Recall that the Trustee, in his tortious interference with contract claim, argues that but for the Defendant's non-funding of the $3.2 million required by the Equity Support Agreement, FEI would have funded some $20 million in third-tier funding under the Farmout Agreement that it ultimately decided not to fund in early 2009. The Defendant maintains that FEI would not have funded regardless, and alleges that there are communications with FEI's counsel that may show this.

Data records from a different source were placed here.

struct Plan {
  int tile;
  int bk;
  int glds;
  int bm, bn, tiles_m, tiles_n, splitk, cps, nchunks;
  int wavek;
  int pw_np;
  int border;
};

constexpr int kForcePointwise = 30;

int effective_math(const EodConvDesc* d) { return d->math > 0 ? d->math - 1 : math_mode().load(std::memory_order_relaxed); }

bool pointwise_eligible(const EodConvDesc* d) {
  return effective_math(d) == EOD_MATH_FP32 && d->KH == 1 && d->KW == 1 && d->stride == 1 && d->pad == 0 && d->levels <= 0 && !d->tap4 &&
         d->Cin == d->Kpad && (d->Cin == 64 || d->Cin == 128 || d->Cin == 256) && d->Cout % 64 == 0 && d->out_mode == 0 &&
         (d->res_mode == 0 || d->res_mode == 1) && !d->in_relu && !d->gate && !d->m_count && d->split_n == 0 && !d->gn_partial &&
         d->lds_reserve == 0;
}

constexpr int kForceBorder = 43;
constexpr bool kBorderAuto = true;

bool border_eligible(const EodConvDesc* d) {
  return effective_math(d) == EOD_MATH_FP32 && d->KH == 3 && d->KW == 3 && d->stride == 1 && d->pad == 1 && d->levels <= 0 && !d->tap4 &&
         d->m_count && d->m_segments <= 1 && d->m_unit == d->OH * d->OW && d->OH >= 3 && d->OW >= 3 && d->Cin % 32 == 0 &&
         d->out_mode == 0 && d->res_mode == 0 && !d->in_relu && !d->gate && d->split_n == 0 && !d->gn_partial && d->prefetch2 == 0;
}

Plan make_plan(const EodConvDesc* d, int M) {
  static const int cfg[5][2] = {{128, 128}, {128, 64}, {64, 64}, {256, 128}, {64, 256}};
  Plan pl{};
  int pick = 2;
  const int ft = d->force_tile % 10, fbk = d->force_tile / 10;
  const bool half_ok = !d->tap4 && !d->in_relu;
  const bool f16_forced = (fbk == 8 || fbk == 9) && half_ok;
  if (f16_forced) pick = ft == 4 ? 3 : 2;
  else if (ft >= 1 && ft <= 3) pick = ft - 1;
  else if (ft == 4 && fbk == 5 && half_ok) pick = 3;
  const bool bk64_ok = !d->tap4 && d->Cin % 64 == 0 && d->Kpad % 64 == 0;
  pl.glds = f16_forced ? 3 : ((fbk == 5 && half_ok) ? 2 : 0);
  const int Mp = (d->plan_rows > 0 && d->plan_rows < M) ? d->plan_rows : M;
  const int math = effective_math(d);
  if (d->force_tile == 0 && math == EOD_MATH_F16 && half_ok) {
    pl.glds = 3;
    pick = (long)((Mp + 255) / 256) * ((d->Cout + 127) / 128) >= 256 ? 3 : 2;
  }
  if (d->force_tile == 0 && math == EOD_MATH_BF16X3 && half_ok) {
    pl.glds = 2;
    const long t128 = (long)((Mp + 127) / 128) * ((d->Cout + 127) / 128);
    const long t256 = (long)((Mp + 255) / 256) * ((d->Cout + 127) / 128);
    pick = t256 >= 256 ? 3 : (t128 >= 512 ? 0 : 2);
  }
  if (d->out_mode == 2) {
    pick = 4;
    pl.glds = 0;
  }
  if (d->gate) {
    const bool f16_gated = d->math == EOD_MATH_F16 + 1 && half_ok && d->levels <= 0 && (d->force_tile == 0 || f16_forced);
    pick = 2;
    pl.glds = f16_gated ? 3 : 0;
  }
  if (pl.glds == 3) pl.bk = (fbk == 8 && d->Cin % 64 == 0) ? 64 : 32;
  else pl.bk = (pl.glds == 0 && d->out_mode != 2 && fbk == 2 && bk64_ok) ? 64 : 32;
  const int nchunks = d->Kpad / pl.bk;
  pl.nchunks = nchunks;
  pl.tile = pick + 1;
  pl.bm = cfg[pick][0];
  pl.bn = cfg[pick][1];
  pl.tiles_m = (M + pl.bm - 1) / pl.bm;
  pl.tiles_n = (d->Cout + pl.bn - 1) / pl.bn;
  const long tiles = (long)((Mp + pl.bm - 1) / pl.bm) * pl.tiles_n;
  int splitk = 1;
  if (d->out_mode == 2) {
    splitk = 1;
  } else if (d->force_splitk > 0) {
    splitk = d->force_splitk;
  } else if (pl.glds == 0 && !d->tap4 && nchunks >= 8 &&
             ((d->force_tile == 6 || d->force_tile == 7) ||
              (tiles < 256 && nchunks <= 192 && pl.bk == 32 && d->force_tile == 0 &&
               ((Mp <= 512 && nchunks / (nchunks >= 64 ? 8 : 4) >= 8) || nchunks >= 128)))) {
    pl.wavek = d->force_tile == 6 ? 4 : (d->force_tile == 7 ? 8 : (nchunks >= 64 ? 8 : 4));
    pl.bk = 32;
    pl.nchunks = d->Kpad / 32;
    pl.bm = pl.bn = 32;
    pl.tiles_m = (M + 31) / 32;
    pl.tiles_n = (d->Cout + 31) / 32;
  } else if (tiles < 256 && nchunks >= 8) {
    const int target = (nchunks >= 128 && Mp <= 512) ? 1792 : 512;
    int want = (int)((target + tiles - 1) / tiles);
    int maxs = nchunks / 4;
    splitk = want < maxs ? want : maxs;
    if (splitk < 1) splitk = 1;
  } else if (tiles >= 256 && tiles <= 1024 && d->m_count == nullptr && nchunks >= 18) {
    double best = 1e30;
    for (int sct = 1; sct <= 4; ++sct) {
      if (nchunks / sct < 9) break;
      const double est = (double)((tiles * sct + 255) / 256) / sct + (sct > 1 ? 0.12 : 0.0);
      if (est < best - 1e-9) {
        best = est;
        splitk = sct;
      }
    }
  }
// ... 62 lines not shown
    if (d->OW != (d->W + 2 * d->pad - d->KW) / d->stride + 1) return EOD_ERR_BAD_DIMS;
  }
  if (d->levels <= 0 && (long)d->N * d->H * d->W * d->Cin >= (1L << 29)) return EOD_ERR_BAD_DIMS;
  if ((long)d->Cout * d->Kpad >= (1L << 29)) return EOD_ERR_BAD_DIMS;
  if (d->KH * d->KW > 64) return EOD_ERR_BAD_DIMS;
  if ((long)total_rows(d) * (d->Cout > d->Cin ? d->Cout : d->Cin) >= (1L << 31)) return EOD_ERR_BAD_DIMS;
  if (d->out_mode == 1 && (d->Cout % 4 != 0)) return EOD_ERR_BAD_DIMS;
  if (d->out_mode == 2) {
    if (d->Cout != 1024 || d->KH != 1 || d->KW != 1 || d->stride != 1 || d->tap4 || d->levels > 0 || d->res_mode != 0 || d->in_relu ||
        d->force_splitk > 1)
      return EOD_ERR_BAD_DIMS;
    if (!d->fuse_w) return EOD_ERR_NULL;
  }
  if (d->out_mode < 0 || d->out_mode > 2) return EOD_ERR_BAD_DIMS;
  if (d->res_mode != 0 && !d->res) return EOD_ERR_NULL;
  if (d->res_mode == 2 && ((d->OH & 1) || (d->OW & 1))) return EOD_ERR_BAD_DIMS;
  if (d->m_count && d->m_unit <= 0) return EOD_ERR_BAD_DIMS;
  if (d->m_segments > 1) {
    if (!d->m_count || d->levels > 0 || d->out_mode == 2 || d->m_segments > EOD_MAX_BATCH || d->N % d->m_segments != 0)
      return EOD_ERR_BAD_DIMS;
    if (((long)(d->N / d->m_segments) * d->OH * d->OW) % d->m_unit != 0) return EOD_ERR_BAD_DIMS;
  }
  if (d->gate && (d->out_mode != 0 || d->split_n != 0 || d->gn_partial)) return EOD_ERR_BAD_DIMS;
  if (d->gate && d->force_tile != 0 && d->force_tile % 10 != 3 && d->force_tile != 6 && d->force_tile != 7) return EOD_ERR_BAD_DIMS;
  if (d->gate && d->force_tile / 10 == 5) return EOD_ERR_BAD_DIMS;
  if (d->gate && (d->force_tile / 10 == 8 || d->force_tile / 10 == 9) &&
      (d->math != EOD_MATH_F16 + 1 || d->force_tile % 10 != 3 || d->levels > 0 || d->tap4 || d->in_relu))
    return EOD_ERR_BAD_DIMS;
  if (d->math < 0 || d->math > EOD_MATH_F16 + 1) return EOD_ERR_BAD_DIMS;
  if ((d->force_tile / 10 == 8 || d->force_tile / 10 == 9) && d->force_tile % 10 != 3 && d->force_tile % 10 != 4) return EOD_ERR_BAD_DIMS;
  if (d->lds_reserve < 0 || d->lds_reserve > 48 * 1024) return EOD_ERR_BAD_DIMS;
  if (d->force_tile == kForcePointwise && (!pointwise_eligible(d) || d->force_splitk > 1)) return EOD_ERR_BAD_DIMS;
  if (d->force_tile == kForceBorder && (!border_eligible(d) || d->force_splitk > 1)) return EOD_ERR_BAD_DIMS;
  if (d->split_n != 0) {
    if (!d->y2) return EOD_ERR_NULL;
    if (d->split_n < 0 || d->split_n >= d->Cout || d->out_mode != 0 || d->res_mode != 0 || d->levels > 0 || d->gn_partial)
      return EOD_ERR_BAD_DIMS;
  }
  if (d->gn_partial) {
    const int cpg = d->gn_groups > 0 ? d->Cout / d->gn_groups : 0;
    if (d->levels <= 0 || d->m_count || d->out_mode != 0 || d->gn_groups <= 0 || d->gn_groups > 64 || d->Cout % d->gn_groups != 0 ||
        cpg > 64 || (cpg & (cpg - 1)) != 0 || cpg < 4 || d->Cout % 4 != 0 || d->Cout > 1024 || 256 % (d->Cout / 4) != 0 ||
        64 % (cpg / 4) != 0)
      return EOD_ERR_BAD_DIMS;
  }
  if (!eod_aligned16(d->x) || !eod_aligned16(d->w) || !eod_aligned16(d->w_split) || !eod_aligned16(d->w_half)) return EOD_ERR_ALIGN;
  return EOD_OK;
}

}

Returning once again to the elements articulated by Republic, which are that (1) the party asserting the privilege must be seeking affirmative relief ; (2) the privileged information sought must be such that, if believed by fact finder, it would probably be outcome determinative of the cause of action being asserted; and (3) disclosure of the confidential communications must be the only means by which the aggrieved party may obtain evidence, the court finds that the first element is not met. In other words vis-a-vis the Trustee's claims , the party asserting the privilege (FEI) is not also the one seeking affirmative relief. However, even if it is somehow proper to meld the affirmative claims of the Trustee and FEI, this court reiterates that there are no "smoking guns" in the Documents. The Documents do not reveal that FEI would not have funded regardless of the Defendant's failure to fund the $3.2 million. Rather, they show that FEI was definitely concerned about the Debtor and its obligations under the Farmout Agreement and was exploring all of its rights and duties thereunder. But the Documents are not "outcome determinative." Moreover, once again, the court is not convinced that the Documents would be the Defendant's only means to get information regarding whether FEI would or would not have funded, had it known about the Defendant's position/theory regarding the possible termination of the Equity Support Agreement. The Defendant, once again, can depose FEI's business people on this point.
Based on the foregoing, the remaining relief sought in the Motion is denied. FEI need not produce to the Defendant any of the Documents.
It is so ORDERED. The following constitutes the ruling of the court and has the force and effect therein described.